After parsing dates, we can proceed with exploring our travel durations.

## Step 11: Character Encoding

Sometimes datasets may contain special characters or non-UTF-8 encoding that can cause issues when reading or processing the data. In this step, we will:
- Identify any encoding issues using Python’s `chardet` package.
- Convert the data to UTF-8 format if necessary and handle errors during conversion.

---

### **🧙‍♂️ Encoding Magic!**
Our data may contain hidden encoding issues. Let's detect and fix them before they cause any headaches!

---

In [None]:
# Install the chardet package if you haven't already
# %pip install chardet

import chardet

# Function to detect encoding issues
def detect_encoding(file_path):
    with open(file_path, 'rb') as file:
        result = chardet.detect(file.read())
        return result

# Detect encoding of the CSV file
encoding_info = detect_encoding('travelq.csv')
print(f"Detected Encoding: {encoding_info}")

# Read the file using the detected encoding
data_clean = pd.read_csv('travelq.csv', encoding=encoding_info['encoding'])

# Convert to UTF-8 encoding and overwrite the file
data_clean.to_csv('travelq_cleaned.csv', encoding='utf-8', index=False)

# Verify the data is now in UTF-8
print("Data successfully converted to UTF-8 encoding!")

### **🔧 What Happened?**
- We used the `chardet` package to detect the encoding of the file.
- If any encoding issues were detected, we read the file using the appropriate encoding and converted it to UTF-8.
- This ensures all characters, especially special characters, are correctly interpreted.

## Step 12: Conclusion

Now that we've successfully cleaned the data through multiple steps, it’s time to visualize the result and highlight why clean data is essential for any analysis. We’ll create some cool charts to visualize the cleaned data and emphasize how clean data allows us to create meaningful visualizations and insights.

---

### **🎉 Clean Data, Cool Insights!**
Data cleaning isn’t just about fixing errors—it unlocks the power to gain valuable insights from your data.
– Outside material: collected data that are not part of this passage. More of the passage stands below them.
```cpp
#define FR_HIP(call)                                                                                 \
    do {                                                                                             \
        hipError_t e_ = (call);                                                                      \
// ... 229 lines not shown
    int c_err = 0;
    double c_t0 = 0.0;
    hipStream_t stream = nullptr;
    int32_t *h_idx = nullptr;
    float *h_dense = nullptr;
    float *h_score = nullptr;
    int32_t *d_idx = nullptr;
    float *d_dense = nullptr;
    float *d_records = nullptr;
    float *d_act[2] = {nullptr, nullptr};
    int ld_max = 0;
    struct Slot {
        bool active = false;
        uint64_t launch0 = 0;
        int first_stage = 0;
        int batch = 0, ldm = 0;
        const int32_t *d_idx = nullptr;
        const float *d_dense = nullptr;
        float *d_scores = nullptr;
    } ring[8];
    uint64_t launch_no = 0;
    int n_active = 0;
    bool counted = false;
    bool diag_launch = false;
    bool calibrating = false;
    int last_x_parity = 0;
    FrFusedBatch pending[FR_FUSED_MAX_QUEUE];
    int n_pending = 0;
    FrFusedBatch *h_blist = nullptr, *d_blist = nullptr;
    hipEvent_t ev_blist[FR_BLIST_RING] = {nullptr, nullptr, nullptr, nullptr};
    bool blist_busy[FR_BLIST_RING] = {false, false, false, false};
    int blist_cur = 0;
    int64_t pending_items = 0;
    float *d_score = nullptr;
    struct HostRing {
        int g = 0;
        size_t idx_slot = 0, dense_slot = 0, score_slot = 0;
        int32_t *h_idx = nullptr, *d_idx = nullptr;
        float *h_dense = nullptr, *d_dense = nullptr, *h_sc = nullptr, *d_sc = nullptr;
        hipEvent_t ev[4] = {nullptr, nullptr, nullptr, nullptr};
        hipStream_t copy = nullptr;
        hipEvent_t ev_in[4] = {nullptr, nullptr, nullptr, nullptr};
        bool inflight[4] = {false, false, false, false};
        int count[4] = {0, 0, 0, 0};
        float *dst[4][FR_FUSED_MAX_BATCHES];
        int bsz[4][FR_FUSED_MAX_BATCHES];
        int cur = 0;
        int staged = 0;
        long long delivered = 0;
    } hr;
    void *d_slice = nullptr, *d_gathered = nullptr;
    float *d_score_part = nullptr, *d_score_all = nullptr;
    float *h_sh_status = nullptr;
    struct fr_comm *sh_comm = nullptr;
    int sh_ranks = 0;
    std::atomic<int> sh_inject_fc_fail{0};
    void *h_stage_send = nullptr, *h_stage_recv = nullptr;
    void *sh_host_stream = nullptr;
    int *h_err = nullptr;
    int *d_err = nullptr;
    bool in_flight = false;
    hipEvent_t ev_update = nullptr;
    bool update_recorded = false;
    char last_kernel[96] = "";
    hipEvent_t ev_start = nullptr, ev_stop = nullptr;
};
// ... 35 lines not shown
int frk_scatter_rows(float *head, int64_t row_stride_bytes, float *tail, int64_t head_rows, int64_t rows, int dim, int n, const int32_t *ids, const float *src, int *err_flag,
                     hipStream_t s);
int frk_gather(const FrWordDesc *words, int n_words, const FrGatherGroups &groups, const int32_t *idx, int idx_stride, const float *dense, void *out, int batch, int *err_flag,
               int transport, int e_x, hipStream_t s, int out_words, bool one_chunk = false);
int frk_gather_pooled(const FrWordDesc *words, const FrPoolDesc *pool, int n_words, const FrGatherGroups &groups, const int32_t *idx, const float *weights, int pool_cols,
                      int max_hots, bool wide, bool any_mean, const float *dense, void *out, int batch, int *err_flag, hipStream_t s, int out_words,
                      const int32_t *offsets = nullptr, int n_icols = 0, long long nnz = 0, int operand = 0, int ldm = 0, int e_x = 0, bool item_major = false);
int frk_gather_tile(const FrPassDesc *passes, const FrChunkDesc *chunks, int n_chunks, const int32_t *idx, int idx_stride, const float *dense, void *out,
                    int out_stride_words, int batch, int *err_flag, bool dedup, unsigned long long *dup_counter, hipStream_t s);
int frk_transpose_slices_lp(int precision, const void *gathered, int n_shards, int batch_total, int slice_padded, const int *h_offsets, const int *h_lens,
                            int item0, int n_items, void *X, int K, int ldm, hipStream_t s);
int frk_pipeline_launch(const FrPipeArgs &a, int single_stage, int precision, hipStream_t s);
int frk_pack_weights_q8_bf16(const float *W, uint16_t *Wh, int K, int H, hipStream_t s);
bool frk_fc_lp_gemm_ok(int precision, int K, int N, int ldm);
int frk_fc_lp_gemm(int precision, const void *Wp, const void *Xp, void *Yp, int K, int N, int ldm, int e_w, int e_in, int e_out, int width, bool minor, hipStream_t s);
bool frk_fused_hk_takes_lp_rows(int K);
bool frk_fc_tail_ok(int precision, int K, int N, int ldm);
int frk_fc_tail(int precision, const void *W3, const void *R2, const void *wout, float *scores, int K, int N, int ldm, int batch, int e_w, int e_in, int e_r3, hipStream_t s);
int frk_records_to_q8_bf16(const float *X, void *Xh, int batch, int K, int ldm, hipStream_t s);
int frk_pack_weights_q16_fp8(const float *W, void *Wf, int K, int H, int e_w, hipStream_t s);
int frk_pack_weights_q16h_fp8(const float *W, void *Wg, int K, int H, int e_w, hipStream_t s);
int frk_records_to_q16_fp8(const float *X, void *Xf, int batch, int K, int ldm, int e_x, hipStream_t s);
int frk_stats(const float *p, size_t n, void *d_out, hipStream_t s);
int frk_q4_to_lp(int precision, const float *Xq, void *Xo, int K, int ldm, int e_x, hipStream_t s);
int frk_stage_blocks_f8_gather(int K, int ldm);
int frk_pack_weights_q4(const float *W, float *Wq, int K, int H, hipStream_t s);
int frk_stage_blocks(int stage, int n_words, int K, int N, int ldm, int nsplit);
int frk_gather_tr_blocks(int n_words, int ldm, int variant);
int frk_gather_tr_variant(int batch, int idx_stride);
bool frk_fused_ok(int K, int H1, int H2, int H3);
int frk_fused_launch(const FrFusedArgs &a, hipStream_t s);
bool frk_fused_m2_ok(int K, int H1, int H2, int H3);
int frk_fused_m2_launch(const FrFusedArgs &a, hipStream_t s);
bool frk_fused_h_ok(int K, int H1, int H2, int H3);
bool frk_fused_f8_ok(int K, int H1, int H2, int H3);
int frk_fused_f8_launch(const FrFusedArgs &a, hipStream_t s);
int frk_fused_h_items_per_wg();
int frk_fused_h_launch(const FrFusedArgs &a, hipStream_t s);
bool frk_fused_hk_ok(int K, int H1, int H2, int H3, const FrWordDesc *h_words, int n_words);
int frk_fused_hk_launch(const FrFusedArgs &a, int n_cu, int precision, hipStream_t s);
int frk_transpose_records(const float *X, float *Xt, int batch, int K, int ldm, hipStream_t s);
int frk_transpose_slices(const float *gathered, int n_shards, int batch_total, int slice_padded, const int *h_offsets, const int *h_lens,
                         int item0, int n_items, float *Xq, int ldm, hipStream_t s);
void fr_shard_bounds(const fr_model_desc &m, int n_shards, std::vector<int> &seg_begin);
int fr_bank_map(const fr_model_desc &m, std::vector<int> &bank_of_table, std::vector<int64_t> &bank_min_rows);
```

Here are some cool charts that show how the Canadian government is spending on travel.

In [None]:
import matplotlib.pyplot as plt
import seaborn as sns

# Top 5 most expensive travel purposes
top_expenses = data_imputed.groupby('purpose_en')['total'].sum().sort_values(ascending=False).head(5)
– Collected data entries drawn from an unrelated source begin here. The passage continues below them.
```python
_P = c_void_p
_SIGS = {
    "vlpk_version": (c_int, []),
    "vlpk_last_error": (C.c_char_p, []),
    "vlpk_debug_set_option": (c_int, [C.c_char_p, c_int]),
    "vlpk_set_reserved_sms": (None, [c_int]),
    "vlpk_set_deterministic": (None, [c_int]),
    "vlpk_debug_plan_gemm": (c_int, [c_int] * 10 + [C.POINTER(c_int)]),
    "vlpk_mask_pack": (c_int, [_P, c_int, c_int, c_int, c_int, c_int, c_i64, c_i64, _P, _P]),
    "vlpk_mask_synth": (c_int, [_P, _P, c_int, c_int, c_int, _P, _P]),
    "vlpk_linear_fwd": (c_int, [c_int, c_int, c_int, _P, c_i64, _P, c_i64, _P, _P, c_i64, c_int, C.POINTER(VlpkDropout), c_u64, _P]),
    "vlpk_linear_bwd": (c_int, [c_int, c_int, c_int, _P, c_i64, _P, c_i64, _P, c_i64, _P, c_i64, _P, _P, c_i64, _P, c_i64, _P,
                                c_int, c_float, _P]),
    "vlpk_embed_fwd": (c_int, [c_int, c_int, c_int, c_int, c_int, _P, _P, _P, _P, _P, _P, _P, _P, _P, _P, _P, _P,
                               C.POINTER(VlpkDropout), c_u64, _P]),
    "vlpk_embed_bwd": (c_int, [c_int, c_int, c_int, c_int, c_int, _P, _P, _P, _P, _P, _P, _P, _P, _P, _P, _P, _P, _P, _P,
                               C.POINTER(VlpkDropout), c_u64, _P]),
    "vlpk_embed_tables_bwd": (c_int, [c_int, c_int, c_int, c_int, c_int, _P, _P, _P, _P, c_int, c_int, c_int, _P, _P, _P, _P, _P]),
    "vlpk_ln_res_drop_fwd": (c_int, [c_i64, c_int, _P, _P, _P, _P, _P, _P, C.POINTER(VlpkDropout), c_u64, _P]),
    "vlpk_ln_res_drop_bwd": (c_int, [c_i64, c_int, _P, _P, _P, _P, _P, _P, _P, _P, _P, _P, C.POINTER(VlpkDropout), c_u64, _P]),
    "vlpk_attn_core_fwd": (c_int, [c_int, c_int, c_int, c_int, _P, c_i64, _P, _P, c_i64, _P, c_int, _P, c_i64, _P,
                                   C.POINTER(VlpkDropout), c_u64, _P]),
    "vlpk_attn_core_bwd": (c_int, [c_int, c_int, c_int, _P, _P, _P, c_i64, _P, c_int, _P, _P, c_i64, _P, _P, _P, _P, c_i64,
                                   C.POINTER(VlpkDropout), c_u64, _P]),
    "vlpk_attn_core_fwd_wide": (c_int, [c_int, c_int, c_int, c_int, _P, c_i64, _P, _P, c_i64, _P, c_int, _P, c_i64, _P,
                                        C.POINTER(VlpkDropout), c_u64, c_int, _P]),
    "vlpk_attn_core_bwd_wide": (c_int, [c_int, c_int, c_int, _P, _P, _P, c_i64, _P, c_int, _P, _P, c_i64, _P, _P, _P, _P, c_i64,
                                        C.POINTER(VlpkDropout), c_u64, c_int, _P]),
    "vlpk_attn_core_self_fwd": (c_int, [c_int, c_int, c_int, c_int, _P, c_i64, c_i64, _P, _P, c_i64, c_i64, _P, _P, _P, c_int, _P, c_i64,
                                        c_i64, _P, _P]),
    "vlpk_attn_core_group_self_fwd": (c_int, [c_int, c_int, c_int, c_int, c_int, c_int, _P, c_i64, c_i64, _P, c_int, c_i64, _P, c_int,
                                              c_i64, _P, _P, _P, c_int, _P, c_i64, c_i64, _P, _P]),
    "vlpk_attn_probs": (c_int, [c_int, c_int, c_int, c_int, c_int, _P, c_i64, c_i64, _P, c_i64, c_i64, _P, c_int, c_int, _P, _P, c_i64,
                                c_i64, _P]),
    "vlpk_mha_fwd": (c_int, [C.POINTER(VlpkShape), C.POINTER(VlpkLayerWeights), _P, _P, _P, c_int, C.POINTER(VlpkLayerActs),
                             c_float, c_float, C.POINTER(VlpkDropout), c_u64, _P]),
    "vlpk_ffn_fwd": (c_int, [C.POINTER(VlpkShape), C.POINTER(VlpkLayerWeights), C.POINTER(VlpkLayerActs), c_float,
                             C.POINTER(VlpkDropout), c_u64, _P]),
    "vlpk_layer_fwd": (c_int, [C.POINTER(VlpkShape), C.POINTER(VlpkLayerWeights), _P, _P, _P, c_int, C.POINTER(VlpkLayerActs),
                               c_float, c_float, C.POINTER(VlpkDropout), c_u64, _P]),
    "vlpk_layer_bwd": (c_int, [C.POINTER(VlpkShape), C.POINTER(VlpkLayerWeights), _P, _P, c_int, C.POINTER(VlpkLayerActs), _P, _P,
# ... 97 lines not shown
```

# Plotting the top 5 most expensive purposes
plt.figure(figsize=(10, 6))
sns.barplot(x=top_expenses.values, y=top_expenses.index, hue=top_expenses.index, dodge=False, palette="viridis")
plt.title('Top 5 Most Expensive Travel Purposes')
plt.xlabel('Total Cost ($)')
plt.ylabel('Purpose')
plt.legend([],[], frameon=False)  # Hide the legend 
plt.show()


# Distribution of total expenses
filtered_expenses = data_imputed[data_imputed['total'] < 50000] # filtered to remove extreme values

plt.figure(figsize=(10, 6))
sns.histplot(data_imputed['total'], bins=30, kde=True, color="blue")
plt.title('Distribution of Total Travel Expenses')
plt.xlabel('Total Expense ($)')
plt.ylabel('Frequency')
plt.show()

# Travel expenses by destination
top_destinations = data_imputed.groupby('destination_en')['total'].sum().nlargest(10).index
filtered_data = data_imputed[data_imputed['destination_en'].isin(top_destinations)]
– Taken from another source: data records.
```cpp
int neat_sdf_forward(const float* packed, const neat_net_params* net, const float* x, int P, int mode, int precision,
                     float radius, float scale, float* ws, float* out257, float* sdf, float* feat, float* grad,
                     void* stream) {
  NEAT_F16_FWD(neat_sdf_forward(packed, net, x, P, mode, precision, radius, scale, ws, out257, sdf, feat, grad, stream))
  if (P > 0 && !x) return -1;
  return sdf_forward_impl(packed, net, x, nullptr, P, mode, precision, radius, scale, ws, out257, sdf, feat, grad, stream);
}

int neat_sdf_values_rays(const float* packed, const neat_net_params* net, const float* origins, const float* dirs, const float* z, int R,
                         int S, int precision, float radius, float scale, float* ws, float* sdf, const int* gate, int gate_value,
                         void* stream) {
// ... 115 lines not shown
static int render_forward_impl(const float* packed, const neat_net_params* net, const float* origins, const float* dirs,
                               const float* z, int R, int S, int precision, const float* beta, float beta_min, float radius, float scale, float* ws,
                               float* points, float* weights, float* sdf, float* rgb, float* lines3d, float* depth,
                               float* xyz, float* normal_map, const float* eik_points, int E, float* eik_grad, void* stream, bool fwd_only) {
  const Prec pr = resolve(precision);
  if (pr.hx3 == 2) return -1;
  if (R <= 0 || S <= 0) return 0;
  if (!packed || !net || !ws || !origins || !dirs || !z || !rgb || !lines3d || !depth || !xyz || !pr.ok) return -1;
  if (E < 0 || (E > 0 && (!eik_points || !eik_grad))) return -1;
  const int Pm = R * S, P = Pm + E;
  Ctx c = make_ctx(pr, packed, net, P, stream);
  SdfWs w = sdf_ws(ws, c.ldp, fwd_only ? 2 : 1, pr.prec, pr.hx3);
  HeadWs h = head_ws(ws + w.total, c.ldp, pr.prec, fwd_only);
  hipLaunchKernelGGL(points_from_rays_kernel, grid1(c.ldp), dim3(256), 0, c.st, origins, dirs, z, R, S, c.ldp, w.x, points, eik_points, E);
  NEAT_CHECK(sdf_primal(c, w, true));
  NEAT_CHECK(sdf_adjoint(c, w, !fwd_only));
  HeadInArgs hin{dirs, Pm, S, h.small_r, h.small_a, reinterpret_cast<u16*>(h.smallbf_r.p), reinterpret_cast<u16*>(h.smallbf_a.p)};
  hin.skip_fp32 = (oct_operands(c) && !c.hx3) ? 1 : 0;
  FINALIZE_LAUNCH_H(c, hin, w.x, w.sdfraw, w.e0, w.es, P, c.ldp, radius, scale,
                    w.sdf, w.g, w.mask, sdf, (float*)nullptr, Pm, eik_grad);
  NEAT_CHECK(heads_forward(c, h, w.feat, w.featlo, !fwd_only, Pm));
  CompositeArgs ca;
  ca.z = z; ca.sdf = w.sdf; ca.dirs = dirs; ca.x_fm = w.x; ca.rgb_fm = h.rgb; ca.lin_fm = h.lin; ca.g_fm = w.g;
  ca.R = R; ca.S = S; ca.ldp = c.ldp; ca.beta_ptr = beta; ca.beta_min = beta_min;
  ca.weights = weights; ca.rgb = rgb; ca.lines3d = lines3d; ca.depth = depth; ca.xyz = xyz; ca.normal_map = normal_map;
  hipLaunchKernelGGL(composite_fwd_kernel, dim3((R + 3) / 4), dim3(WG), 0, c.st, ca);
  return (int)hipGetLastError();
}

int neat_render_forward(const float* packed, const neat_net_params* net, const float* origins, const float* dirs,
                        const float* z, int R, int S, int precision, const float* beta, float beta_min, float radius, float scale, float* ws,
                        float* points, float* weights, float* sdf, float* rgb, float* lines3d, float* depth,
                        float* xyz, float* normal_map, const float* eik_points, int E, float* eik_grad, void* stream) {
  NEAT_F16_FWD(neat_render_forward(packed, net, origins, dirs, z, R, S, precision, beta, beta_min, radius, scale, ws, points, weights, sdf, rgb, lines3d, depth, xyz, normal_map, eik_points, E, eik_grad, stream))
  return render_forward_impl(packed, net, origins, dirs, z, R, S, precision, beta, beta_min, radius, scale, ws, points, weights, sdf, rgb, lines3d,
// ... 60 lines not shown
```

Before: 50.24 million ray-samples/s.

## Fold SDF finalize into the fused adjoint kernel epilogue via LDS stashes

```diff
diff --git a/neat_amd/csrc/bf16_common.hpp b/neat_amd/csrc/bf16_common.hpp
--- a/neat_amd/csrc/bf16_common.hpp
+++ b/neat_amd/csrc/bf16_common.hpp
@@ -118,6 +118,16 @@
   const int* gate; int gate_value;
 };
 
+struct HeadInArgs { const float* dirs; int P, S; float* small_r; float* small_a; u16* bf_r; u16* bf_a;
+                    int skip_fp32 = 0; };
+
+struct FinArgs {
+  int on;
+  const float* x_fm; const float* out8; int P, n_clamp; float radius, scale;
+  float* sdf; float* g_fm; float* mask; float* sdf_rm; float* g_rm; float* g_extra_rm;
+  HeadInArgs hin;
+};
+
 struct AdjArgs {
   int P, ldp;
   const uint4* Wp[8];
@@ -126,6 +136,7 @@
   const float* w8; const float* rs8;
   float* es; float* e0;
   const uint4* Wlo[8]; const u16* hlo[9];
+  FinArgs fin;
 };
 
 struct HeadX3Args {
diff --git a/neat_amd/csrc/kernels.hpp b/neat_amd/csrc/kernels.hpp
--- a/neat_amd/csrc/kernels.hpp
+++ b/neat_amd/csrc/kernels.hpp
@@ -3,6 +3,7 @@
 #include <stdint.h>
 #include "bf16_common.hpp"
 #include "device_util.hpp"
+#include "sdf_finalize.hpp"
 
 namespace neat {
 
@@ -634,8 +635,6 @@
   u7[idx] = w * dphi_from_h(h8[idx]);
 }
 
-struct HeadInArgs { const float* dirs; int P, S; float* small_r; float* small_a; u16* bf_r; u16* bf_a;
-                    int skip_fp32 = 0; };
 template <bool FAST>
 __global__ void sdf_finalize_kernel(const float* __restrict__ x_fm, const float* __restrict__ out8,
                                     const float* __restrict__ e0, const float* __restrict__ es, int P, int ldp,
@@ -650,29 +649,12 @@
   float s = out8[p], m = 0.0f;
   if (e0) {
 #pragma unroll
-    for (int c = 0; c < 3; ++c) {
-      float acc = e0[(size_t)c * ldp + p] + es[(size_t)c * ldp + p];
-      float f = 1.0f;
-#pragma unroll
-      for (int k = 0; k < 6; ++k) {
-        const float es_ = e0[(size_t)(3 + 6 * k + c) * ldp + p] + es[(size_t)(3 + 6 * k + c) * ldp + p];
-        const float ec_ = e0[(size_t)(6 + 6 * k + c) * ldp + p] + es[(size_t)(6 + 6 * k + c) * ldp + p];
-        const float ang = xv[c] * f;
-        if (E) acc += f * E[(size_t)(6 + 6 * k + c) * ldp + p] * es_ - f * E[(size_t)(3 + 6 * k + c) * ldp + p] * ec_;
-        else acc += f * (FAST ? __cosf(ang) : cosf(ang)) * es_ - f * (FAST ? __sinf(ang) : sinf(ang)) * ec_;
-        f *= 2.0f;
-      }
-      gv[c] = acc;
-    }
-  }
-  if (radius > 0.0f && p < n_clamp) {
-    const float nr = sqrtf(xv[0] * xv[0] + xv[1] * xv[1] + xv[2] * xv[2]);
-    const float sph = scale * (radius - nr);
-    if (sph < s) {
-      s = sph; m = 1.0f;
-      const float inv = nr > 0.0f ? -scale / nr : 0.0f;
-      gv[0] = xv[0] * inv; gv[1] = xv[1] * inv; gv[2] = xv[2] * inv;
-    }
+    for (int c = 0; c < 3; ++c)
+      gv[c] = fin_normal_comp<FAST>(c, xv[c], [&](int j) { return e0[(size_t)j * ldp + p] + es[(size_t)j * ldp + p]; }, E, ldp, p);
+  }
+  float inv;
+  if (fin_sphere_clamp(xv[0], xv[1], xv[2], radius, scale, p < n_clamp, s, m, inv)) {
+    gv[0] = xv[0] * inv; gv[1] = xv[1] * inv; gv[2] = xv[2] * inv;
   }
   sdf[p] = s;
   if (mask) mask[p] = m;
@@ -686,18 +668,9 @@
     for (int i = 0; i < 16; ++i) va[i] = 0.0f;
 #pragma unroll
     for (int c = 0; c < 3; ++c) {
-      const float xc = xv[c], gc = gv[c];
       const float dc = (p < hin.P) ? hin.dirs[r * 3 + c] : 0.0f;
-      vr[c] = xc; vr[3 + c] = dc;
-      float f = 1.0f;
-#pragma unroll
-      for (int k = 0; k < 4; ++k) {
-        vr[6 + 6 * k + c] = sinf(dc * f);
-        vr[9 + 6 * k + c] = cosf(dc * f);
-        f *= 2.0f;
-      }
-      vr[30 + c] = gc;
-      va[c] = xc; va[3 + c] = dc; va[6 + c] = gc;
+      fin_head_comp(c, xv[c], dc, gv[c], [&](int i, float v) { vr[i] = v; });
+      va[c] = xv[c]; va[3 + c] = dc; va[6 + c] = gv[c];
     }
     if (!hin.skip_fp32) {
 #pragma unroll
diff --git a/neat_amd/csrc/kernels_fused.hpp b/neat_amd/csrc/kernels_fused.hpp
--- a/neat_amd/csrc/kernels_fused.hpp
+++ b/neat_amd/csrc/kernels_fused.hpp
@@ -1,6 +1,7 @@
 #pragma once
 #include "bf16_common.hpp"
 #include "fused_launch.hpp"
+#include "sdf_finalize.hpp"
 #include <type_traits>
 
 namespace neat {
@@ -83,12 +84,13 @@
 
 template <bool ACT_, bool SAVE_, int N_, int DST_, int BIASOFF_, bool UDOM_ = false> struct F6EpiCfg {
   static constexpr bool ACT = ACT_, SAVE = SAVE_, NONE = false, REV = false, UDOM = UDOM_;
-  static constexpr int N = N_, DST = DST_, BIASOFF = BIASOFF_, SPLIT = 1 << 30;
+  static constexpr int N = N_, DST = DST_, BIASOFF = BIASOFF_, SPLIT = 1 << 30, FST = -1;
+  static constexpr bool FGLOB = true;
 };
-struct F6NoEpi { static constexpr bool ACT = false, SAVE = false, NONE = true, REV = false, UDOM = false; static constexpr int N = 256, DST = 0, BIASOFF = 0, SPLIT = 1 << 30; };
-template <bool SAVE_, int N_, int DST_, int SPLIT_> struct F6RevCfg {
-  static constexpr bool ACT = false, SAVE = SAVE_, NONE = false, REV = true, UDOM = false;
-  static constexpr int N = N_, DST = DST_, BIASOFF = 0, SPLIT = SPLIT_;
+struct F6NoEpi { static constexpr bool ACT = false, SAVE = false, NONE = true, REV = false, UDOM = false; static constexpr int N = 256, DST = 0, BIASOFF = 0, SPLIT = 1 << 30, FST = -1; static constexpr bool FGLOB = true; };
+template <bool SAVE_, int N_, int DST_, int SPLIT_, int FST_ = -1, bool FGLOB_ = true> struct F6RevCfg {
+  static constexpr bool ACT = false, SAVE = SAVE_, NONE = false, REV = true, UDOM = false, FGLOB = FGLOB_;
+  static constexpr int N = N_, DST = DST_, BIASOFF = 0, SPLIT = SPLIT_, FST = FST_;
 };
 
 template <class E, int RT> __device__ __forceinline__ void f6_load_bias(const F6Lane& L, float4 (&bq)[4 * RT]) {
@@ -139,8 +141,14 @@
       const int n0 = 32 * (RT * wave + i) + 8 * q + 4 * hio + 2 * pr;
       const bool st_ok = FULL || t < nt;
       const unsigned col = L.fcol + t * 32, ld = L.ldp16 >> 4;
-      if (n0 >= E::SPLIT) { r0 = 0.0f; if (st_ok && n0 < E::N) f6_storef(L.frows + (unsigned)(n0 - E::SPLIT) * ld + col, x0); }
-      if (n0 + 1 >= E::SPLIT) { r1 = 0.0f; if (st_ok && n0 + 1 < E::N) f6_storef(L.frows + (unsigned)(n0 + 1 - E::SPLIT) * ld + col, x1); }
+      if (n0 >= E::SPLIT) { r0 = 0.0f; if (E::FGLOB && st_ok && n0 < E::N) f6_storef(L.frows + (unsigned)(n0 - E::SPLIT) * ld + col, x0); }
+      if (n0 + 1 >= E::SPLIT) { r1 = 0.0f; if (E::FGLOB && st_ok && n0 + 1 < E::N) f6_storef(L.frows + (unsigned)(n0 + 1 - E::SPLIT) * ld + col, x1); }
+      if (E::FST >= 0) {
+        extern __shared__ __attribute__((aligned(16))) unsigned char f6lds[];
+        float* fs = reinterpret_cast<float*>(f6lds + E::FST) + ((L.fcol & 31u) + t * 32);
+        if (st_ok && n0 >= E::SPLIT && n0 < E::N) fs[(n0 - E::SPLIT) * BP] = x0;
+        if (st_ok && n0 + 1 >= E::SPLIT && n0 + 1 < E::N) fs[(n0 + 1 - E::SPLIT) * BP] = x1;
+      }
     }
     const unsigned pk = pack2(r0, r1);
     if (pr == 0) { st.lo = pk; return; }
@@ -545,13 +553,17 @@
 #ifndef NEAT_ADJ_SINGLE
 #define NEAT_ADJ_SINGLE 1
 #endif
-template <bool SAVE>
+template <bool SAVE, bool FIN = false>
 __global__ __launch_bounds__(512, 2) void sdf_adjoint_w64_kernel(AdjArgs a, int ntiles, int nwg) {
   constexpr int NT = 4, RT = 1;
   typedef F6Cfg<NT, RT> C;
   constexpr int BP = C::BP, F6T = C::THREADS;
+  constexpr int FIN_ROWS = 39 * BP * 4;
+  constexpr int FIN_E0 = C::XA, FIN_ES = C::PE, FIN_VR = C::XB;
+  constexpr int SEED = FIN ? C::PE + FIN_ROWS : C::BIAS;
+  static_assert(SEED + 256 * 4 <= C::LDS && FIN_ROWS <= C::XBYTES, "the stashes fit the chain's LDS layout");
   extern __shared__ __attribute__((aligned(16))) unsigned char f6lds[];
-  float* seedw = reinterpret_cast<float*>(f6lds + C::BIAS);
+  float* seedw = reinterpret_cast<float*>(f6lds + SEED);
   if (NEAT_F6_PRIO == 1 && threadIdx.x >= 256) __builtin_amdgcn_s_setprio(1);
   if (NEAT_F6_PRIO == 2 && threadIdx.x < 256) __builtin_amdgcn_s_setprio(1);
   const int tid = threadIdx.x, lane = tid & 63, hi = lane >> 5;
@@ -574,7 +586,7 @@
   F6Lane L;
   {
     const unsigned fo = (unsigned)(hi * BP + (lane & 31)) * 16u, qo = (unsigned)((4 * RT * wave) * BP + (lane & 31)) * 16u + 8u * hi;
-    unsigned b0 = fo, b1 = fo + C::XB, q0 = qo, q1 = qo + C::XB, bb = C::BIAS + (unsigned)(32 * RT * wave + 4 * hi) * 4u;
+    unsigned b0 = fo, b1 = fo + C::XB, q0 = qo, q1 = qo + C::XB, bb = SEED + (unsigned)(32 * RT * wave + 4 * hi) * 4u;
     asm volatile("" : "+v"(b0), "+v"(b1), "+v"(q0), "+v"(q1), "+v"(bb));
     L.frag[0] = f6lds + b0; L.frag[1] = f6lds + b1; L.frag[2] = f6lds + b0;
     L.quad[0] = f6lds + q0; L.quad[1] = f6lds + q1; L.bias = f6lds + bb; L.pe0 = f6lds;
@@ -649,11 +661,11 @@
       typedef F6RevCfg<SAVE, 256, 1, 1 << 30> R7;
       typedef F6RevCfg<SAVE, 256, 0, 1 << 30> R6;
       typedef F6RevCfg<SAVE, 256, 1, 1 << 30> R5;
-      typedef F6RevCfg<SAVE, 256, 0, 217> R4;
+      typedef F6RevCfg<SAVE, 256, 0, 217, FIN ? FIN_ES : -1, SAVE || !FIN> R4;
       typedef F6RevCfg<SAVE, 256, 1, 1 << 30> R3;
       typedef F6RevCfg<SAVE, 256, 0, 1 << 30> R2;
       typedef F6RevCfg<SAVE, 256, 1, 1 << 30> R1;
-      typedef F6RevCfg<false, 39, 0, 0> R0;
+      typedef F6RevCfg<false, 39, 0, 0, FIN ? FIN_E0 : -1, SAVE || !FIN> R0;
       f32x16 acc[2][RT];
       uint4 ring[NEAT_F6_RING];
       constexpr int RD = NEAT_F6_RING;
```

plt.figure(figsize=(10, 6))
sns.boxplot(x='destination_en', y='total', data=filtered_data)
plt.xticks(rotation=45)
plt.title('Distribution of Travel Expenses by Top 10 Destinations')
plt.xlabel('Destination')
plt.ylabel('Total Expense ($)')
plt.show()

### **📊 What We See:**
- **Top 5 Travel Purposes:** A bar plot showing which purposes cost the most.
- **Expense Distribution:** A histogram of total travel expenses, showing the spread of travel costs.
- **Expenses by Destination:** A boxplot showing the variation of travel expenses by destination.

---

### **📝 Final Thoughts:**
In this notebook, we’ve gone through several crucial steps to clean and preprocess the data, including:
- Handling missing values, duplicates, and implausible data.
- Parsing dates and resolving inconsistencies.
- Addressing encoding issues.

Clean data allows us to generate powerful insights through visualizations and analysis. Without proper cleaning, the analysis could lead to incorrect conclusions.